### THE PROBLEM
Check every line of the records below for the string "cols" and copy the ones that have it.

### MATERIAL FOR THIS EXERCISE
@@ -230,7 +309,57 @@
 		double s, c;
 		return interpolate_sc(ratio, s, c);
 	}
-};
+	PPD_INLINE double travel(double ratio) const
+	{
+		const double d = length * ratio;
+		return backward ? -d : d;
+	}
+	PPD_INLINE double heading_at(double d) const { return init.t + d * kappa; }
+	PPD_INLINE Pose pose_at(double d, double t, double st, double ct, double& s, double& c) const
+	{
+		Pose to = init;
+		s = sinF;
+		c = cosF;
+		if (d == 0.0)
+			return to;
+		if (fabs(kappa) > 1e-9) {
+			to.t = t;
+			s = st;
+			c = ct;
+			to.x += invKappa * (s - sinF);
+			to.y += invKappa * (-c + cosF);
+		} else {
+			to.x += d * cosF;
+			to.y += d * sinF;
+		}
+		return to;
+	}
+	PPD_INLINE void interpolate2_sc(double r1, double r2, Pose& p1, double& s1, double& c1, Pose& p2, double& s2, double& c2) const
+	{
+		const double d1 = travel(r1), d2 = travel(r2);
+		const double t1 = heading_at(d1), t2 = heading_at(d2);
+		double st1, ct1, st2, ct2;
+		sincos2(t1, t2, st1, ct1, st2, ct2);
+		p1 = pose_at(d1, t1, st1, ct1, s1, c1);
+		p2 = pose_at(d2, t2, st2, ct2, s2, c2);
+	}
+};
+
+struct FullArc {
+	double length;
+	double voroLastRatio;
+	double invLength;
+	int divBy;
+};
+
+PPD_INLINE FullArc no_full_arc() { return FullArc{ __builtin_nan(""), 0.0, 0.0, 0 }; }
+
+PPD_INLINE double length_ratio(double len, double pathLength, const FullArc& fa)
+{
+	if (fa.divBy && pathLength == fa.length)
+		return div_by(len, pathLength, fa.invLength);
+	return len / pathLength;
+}
 
 struct Segment {
 	double x0, y0, x1, y1;
@@ -290,8 +419,16 @@
 	return true;
 }
 
+PPD_INLINE double march_first_length(const MapView& m, const Pose& init, float firstDist)
+{
+	const float distToMapBorder = fmin4(init.x - m.lbx, m.ubx - init.x, init.y - m.lby, m.uby - init.y);
+	float deltaLength = firstDist - m.minSafeRadius;
+	deltaLength = fminf(deltaLength, distToMapBorder);
+	return 0.0 + (double)fmaxf(deltaLength, m.minInterp);
+}
+
 template <typename PathT>
-PPD_INLINE bool is_path_valid_from(const MapView& m, const PathT& path, const Pose& init, float firstDist, float& last, int& checks)
+PPD_INLINE bool is_path_valid_from(const MapView& m, const PathT& path, const Pose& init, float firstDist, const FullArc& fa, float& last, int& checks)
 {
 	const double pathLength = path.length;
 	if (pathLength == 0.0) {
@@ -306,22 +443,16 @@
 	}
 	float distance = firstDist;
 	double lastValidLength = 0.0;
-	double length = 0.0;
-	{
-		const float distToMapBorder = fmin4(init.x - m.lbx, m.ubx - init.x, init.y - m.lby, m.uby - init.y);
-		float deltaLength = distance - m.minSafeRadius;
-		deltaLength = fminf(deltaLength, distToMapBorder);
-		length += (double)fmaxf(deltaLength, m.minInterp);
-	}
+	double length = march_first_length(m, init, firstDist);
 	while (length < pathLength) {
 		if (checks > (1 << 22)) {
-			last = (float)(lastValidLength / pathLength);
+			last = (float)length_ratio(lastValidLength, pathLength, fa);
 			return false;
 		}
-		Pose s = path.interpolate(length / pathLength);
+		Pose s = path.interpolate(length_ratio(length, pathLength, fa));
 		checks++;
 		if (!is_state_valid(m, s.x, s.y, s.t, distance)) {
-			last = (float)(lastValidLength / pathLength);
+			last = (float)length_ratio(lastValidLength, pathLength, fa);
 			return false;
 		}
 		lastValidLength = length;
@@ -334,50 +465,46 @@
 	return true;
 }
 
+PPD_INLINE double voronoi_sample_ratio(double pathLength, float interpLength, const FullArc& fa)
+{
+	if (pathLength == fa.length)
+		return fa.voroLastRatio;
+	double lastLength = 0.0;
+	if (interpLength > 0.0f)
+		for (double length = 0.0; length < pathLength; length += (double)interpLength) {
+			if (length == lastLength && length != 0.0)
+				break;
+			lastLength = length;
+		}
+	return lastLength / pathLength;
+}
+PPD_INLINE float voronoi_read(const MapView& m, const Pose& p)
+{
+	int row, col;
+	world_to_cell(m, p.x, p.y, row, col);
+	row = min(max(row, 0), m.rows - 1);
+	col = min(max(col, 0), m.cols - 1);
+	return m.pathcost[(size_t)row * m.cols + col];
+}
+
 template <typename PathT>
-PPD_INLINE double voronoi_cost(const MapView& m, const PathT& path, float interpLength, double voronoiCostMultiplier)
+PPD_INLINE double voronoi_cost(const MapView& m, const PathT& path, float interpLength, double voronoiCostMultiplier, const FullArc& fa)
 {
 	float voronoiCost = 0.0f;
 	const double pathLength = path.length;
-	if (0.0 < pathLength) {
-		double lastLength = 0.0;
-		if (interpLength > 0.0f)
-			for (double length = 0.0; length < pathLength; length += (double)interpLength) {
-				if (length == lastLength && length != 0.0)
-					break;
-				lastLength = length;
-			}
-		Pose p = path.interpolate(lastLength / pathLength);
-		int row, col;
-		world_to_cell(m, p.x, p.y, row, col);
-		row = min(max(row, 0), m.rows - 1);
-		col = min(max(col, 0), m.cols - 1);
-		voronoiCost = m.pathcost[(size_t)row * m.cols + col];
-	}
+	if (0.0 < pathLength)
+		voronoiCost = voronoi_read(m, path.interpolate(voronoi_sample_ratio(pathLength, interpLength, fa)));
 	voronoiCost *= interpLength;
 	return voronoiCostMultiplier * (double)voronoiCost;
 }
 
 template <typename PathT>
-PPD_INLINE void voronoi_cost_issue(const MapView& m, const PathT& path, float interpLength, float& raw)
+PPD_INLINE void voronoi_cost_issue(const MapView& m, const PathT& path, float interpLength, const FullArc& fa, float& raw)
 {
 	raw = 0.0f;
 	const double pathLength = path.length;
-	if (0.0 < pathLength) {
-		double lastLength = 0.0;
-		if (interpLength > 0.0f)
-			for (double length = 0.0; length < pathLength; length += (double)interpLength) {
-				if (length == lastLength && length != 0.0)
-					break;
-				lastLength = length;
-			}
-		Pose p = path.interpolate(lastLength / pathLength);
-		int row, col;
-		world_to_cell(m, p.x, p.y, row, col);
-		row = min(max(row, 0), m.rows - 1);
-		col = min(max(col, 0), m.cols - 1);
-		raw = m.pathcost[(size_t)row * m.cols + col];
-	}
+	if (0.0 < pathLength)
+		raw = voronoi_read(m, path.interpolate(voronoi_sample_ratio(pathLength, interpLength, fa)));
 }
 PPD_INLINE double voronoi_cost_finish(float raw, float interpLength, double voronoiCostMultiplier)
 {
diff --git a/pathplanning_amd/csrc/pp_footprint_device.hpp b/pathplanning_amd/csrc/pp_footprint_device.hpp
--- a/pathplanning_amd/csrc/pp_footprint_device.hpp
+++ b/pathplanning_amd/csrc/pp_footprint_device.hpp
@@ -192,7 +192,7 @@
 	return (float)b;
 }
 
-PPD_INLINE bool is_arc_valid_fp_from(const MapView& m, const Footprint& fp, float gain, const ArcSC& path, float firstClearance, float& last, int& checks)
+PPD_INLINE bool is_arc_valid_fp_from(const MapView& m, const Footprint& fp, float gain, const ArcSC& path, float firstClearance, const FullArc& fa, float& last, int& checks)
 {
 	const double pathLength = path.length;
 	if (pathLength == 0.0) {
@@ -214,15 +214,15 @@
 	}
 	while (length < pathLength) {
 		if (checks > (1 << 22)) {
-			last = (float)(lastValidLength / pathLength);
+			last = (float)length_ratio(lastValidLength, pathLength, fa);
 			return false;
 		}
 		double s, c;
-		const Pose p = path.interpolate_sc(length / pathLength, s, c);
+		const Pose p = path.interpolate_sc(length_ratio(length, pathLength, fa), s, c);
 		checks++;
 		float clearance, border;
 		if (!fp_state_valid_sc(m, fp, p.x, p.y, p.t, s, c, clearance, border)) {
-			last = (float)(lastValidLength / pathLength);
+			last = (float)length_ratio(lastValidLength, pathLength, fa);
 			return false;
 		}
 		lastValidLength = length;
diff --git a/pathplanning_amd/csrc/pp_internal.hpp b/pathplanning_amd/csrc/pp_internal.hpp
--- a/pathplanning_amd/csrc/pp_internal.hpp
+++ b/pathplanning_amd/csrc/pp_internal.hpp
@@ -6,6 +6,7 @@
 #include <vector>
 
 #include "../../include/pp_hip.h"
+#include "pp_arc_host.hpp"
 #include "pp_device.hpp"
 #include "pp_footprint_device.hpp"
 
@@ -89,6 +90,18 @@
 	double forwardMult, reverseMult, voronoiMult;
 	float voroDiagRes;
 	int headingAlias;
+	double voroLastLength, voroLastRatio;
+	double invArcLength;
+	int arcDivBy;
+	void finish_arc()
+	{
+		const ArcConstants c = arc_constants(arcLength, voroDiagRes);
+		voroLastLength = c.voroLastLength;
+		voroLastRatio = c.voroLastRatio;
+		invArcLength = c.invArcLength;
+		arcDivBy = c.arcDivBy;
+	}
+	__host__ __device__ ppd::FullArc full_arc() const { return ppd::FullArc{ arcLength, voroLastRatio, invArcLength, arcDivBy }; }
 };
 
 struct NonHoloDesc {
diff --git a/pathplanning_amd/csrc/pp_kernels_basic.hip b/pathplanning_amd/csrc/pp_kernels_basic.hip
--- a/pathplanning_amd/csrc/pp_kernels_basic.hip
+++ b/pathplanning_amd/csrc/pp_kernels_basic.hip
@@ -265,7 +265,7 @@
 		if (ok) {
 			double pathCost = (a.backward ? rp.reverseMult : rp.forwardMult) * a.length;
 			double switchingCost = 0.0;
-			double voro = voronoi_cost(m, a, rp.voroDiagRes, rp.voronoiMult);
+			double voro = voronoi_cost(m, a, rp.voroDiagRes, rp.voronoiMult, rp.full_arc());
 			c = pathCost + switchingCost + voro;
 		}
 		valid[idx] = ok ? 1 : 0;
diff --git a/pathplanning_amd/csrc/pp_planner.hip b/pathplanning_amd/csrc/pp_planner.hip
--- a/pathplanning_amd/csrc/pp_planner.hip
+++ b/pathplanning_amd/csrc/pp_planner.hip
@@ -494,6 +494,7 @@
 	A.rp.voronoiMult = params->voronoi_cost_multiplier;
 	A.rp.voroDiagRes = (float)(map->desc.resolution * std::sqrt(2.0));
 	A.rp.headingAlias = params->heading_alias;
+	A.rp.finish_arc();
 	int32_t dims[3];
 	double offs[2];
 	if (int rc = pp_nonholo_dims(map->desc.lower, map->desc.upper, params, dims, offs)) {
diff --git a/pathplanning_amd/csrc/pp_planner_rows.hpp b/pathplanning_amd/csrc/pp_planner_rows.hpp
--- a/pathplanning_amd/csrc/pp_planner_rows.hpp
+++ b/pathplanning_amd/csrc/pp_planner_rows.hpp
@@ -100,6 +100,7 @@
 	uint32_t* const bandCnt = W.bandCnt[lane >> 4];
 
 	const MapView& m = A.m;
+	const FullArc fullArc = A.rp.full_arc();
 	const int P = A.prims.n;
 	const int maxNodes = A.maxNodes;
 
@@ -659,7 +660,12 @@
 				a.invKappa = A.prims.invKappa[p];
 				a.length = A.rp.arcLength;
 				a.backward = A.prims.backward[p];
-				child = a.interpolate_sc(1.0, cs, cc);
+				const bool voroOn = 0.0 < a.length;
+				const double voroRatio = voroOn ? voronoi_sample_ratio(a.length, A.rp.voroDiagRes, fullArc) : 0.0;
+				Pose voroPose;
+				double vs, vc;
+				a.interpolate2_sc(1.0, voroRatio, child, cs, cc, voroPose, vs, vc);
+				const float voroRaw = voroOn ? voronoi_read(m, voroPose) : 0.0f;
 				int ix, iy, it;
 				lanePathChecks += (long long)discretize_pose(child, A.rp.lat, A.rp.headingAlias, ix, iy, it) << kGuardShift;
 				ROWS_STAMP(11)
@@ -669,8 +675,6 @@
 				HeurLoads hl;
 				combined_heuristic_issue(A.heur, m, field, goal, child, cs, cc, hl);
 				ROWS_STAMP(12)
-				float voroRaw;
-				voronoi_cost_issue(m, a, A.rp.voroDiagRes, voroRaw);
 				ROWS_STAMP(13)
 				float lastValidRatio;
 				int checks = 0;
@@ -679,27 +683,35 @@
 				float cd0;
 #if PP_ROWS_FOOTPRINT
 				float cRaw[kFootprintMaxDiscs];
-				const bool cIn = fp_state_valid_issue_sc(m, foot, child.x, child.y, child.t, cs, cc, cRaw);
+				bool cIn = fp_state_valid_issue_sc(m, foot, child.x, child.y, child.t, cs, cc, cRaw);
 #else
-				const bool cIn = is_state_valid_issue(m, child.x, child.y, child.t, cd0);
+				bool cIn = is_state_valid_issue(m, child.x, child.y, child.t, cd0);
 #endif
 				ROWS_STAMP(4)
 #if PP_ROWS_FOOTPRINT
-				const bool pathValid = is_arc_valid_fp_from(m, foot, fp_gain(foot, fabs(a.kappa)), a, pDist0, lastValidRatio, checks);
+				const bool pathValid = is_arc_valid_fp_from(m, foot, fp_gain(foot, fabs(a.kappa)), a, pDist0, fullArc, lastValidRatio, checks);
 #else
-				const bool pathValid = is_path_valid_from(m, a, a.init, pDist0, lastValidRatio, checks);
+				const bool pathValid = is_path_valid_from(m, a, a.init, pDist0, fullArc, lastValidRatio, checks);
 #endif
 				ROWS_STAMP(5)
 				hh = combined_heuristic_finish(A.heur, hl);
-				const double voroFull = voronoi_cost_finish(voroRaw, A.rp.voroDiagRes, A.rp.voronoiMult);
+				double voro = voronoi_cost_finish(voroRaw, A.rp.voroDiagRes, A.rp.voronoiMult);
 #if PP_ROWS_FOOTPRINT
 				d0 = fp_state_valid_finish(foot, cIn, cRaw, cd0) ? cd0 : -1.0f;
 #else
 				d0 = is_state_valid_finish(m, cIn, cd0) ? cd0 : -1.0f;
 #endif
 				if (!pathValid) {
-					child = a.interpolate_sc((double)lastValidRatio, cs, cc);
-					a.length *= (double)lastValidRatio;
+					const double truncRatio = (double)lastValidRatio;
+					const double dEnd = a.travel(truncRatio);
+					a.length *= truncRatio;
+					const bool tvOn = 0.0 < a.length;
+					const double dVoro = tvOn ? a.travel(voronoi_sample_ratio(a.length, A.rp.voroDiagRes, no_full_arc())) : 0.0;
+					const double tEnd = a.heading_at(dEnd), tVoro = a.heading_at(dVoro);
+					double se, ce, sv, cv;
+					sincos2(tEnd, tVoro, se, ce, sv, cv);
+					child = a.pose_at(dEnd, tEnd, se, ce, cs, cc);
+					voroPose = a.pose_at(dVoro, tVoro, sv, cv, vs, vc);
 					lanePathChecks += (long long)discretize_pose(child, A.rp.lat, A.rp.headingAlias, ix, iy, it) << kGuardShift;
 					if (ix == pix && iy == piy && it == pit)
 						ok = false;
@@ -707,19 +719,25 @@
 						packed = A.ks.pack(ix, iy, it, key);
 						if (packed)
 							st = keymap[key];
-						hh = combined_heuristic_sc(A.heur, m, field, goal, child, cs, cc);
+						combined_heuristic_issue(A.heur, m, field, goal, child, cs, cc, hl);
 #if PP_ROWS_FOOTPRINT
-						float cb;
-						d0 = fp_state_valid_sc(m, foot, child.x, child.y, child.t, cs, cc, cd0, cb) ? cd0 : -1.0f;
+						cIn = fp_state_valid_issue_sc(m, foot, child.x, child.y, child.t, cs, cc, cRaw);
 #else
-						d0 = is_state_valid(m, child.x, child.y, child.t, cd0) ? cd0 : -1.0f;
-#endif
+						cIn = is_state_valid_issue(m, child.x, child.y, child.t, cd0);
+#endif
+						const float tvRaw = tvOn ? voronoi_read(m, voroPose) : 0.0f;
+						hh = combined_heuristic_finish(A.heur, hl);
+#if PP_ROWS_FOOTPRINT
+						d0 = fp_state_valid_finish(foot, cIn, cRaw, cd0) ? cd0 : -1.0f;
+#else
+						d0 = is_state_valid_finish(m, cIn, cd0) ? cd0 : -1.0f;
+#endif
+						voro = voronoi_cost_finish(tvRaw, A.rp.voroDiagRes, A.rp.voronoiMult);
 					}
 				}
 				laneStateChecks += checks;
 				if (ok) {
 					const double pathCost = (a.backward ? A.rp.reverseMult : A.rp.forwardMult) * a.length;
-					const double voro = pathValid ? voroFull : voronoi_cost(m, a, A.rp.voroDiagRes, A.rp.voronoiMult);
 					const double cost = pathCost + 0.0 + voro;
 					len = a.length;
 					gcost = pPathCost + cost;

### ANSWER TO THE EXERCISE
+	col = min(max(col, 0), m.cols - 1);
+	return m.pathcost[(size_t)row * m.cols + col];
-		col = min(max(col, 0), m.cols - 1);
-		voronoiCost = m.pathcost[(size_t)row * m.cols + col];
-		col = min(max(col, 0), m.cols - 1);
-		raw = m.pathcost[(size_t)row * m.cols + col];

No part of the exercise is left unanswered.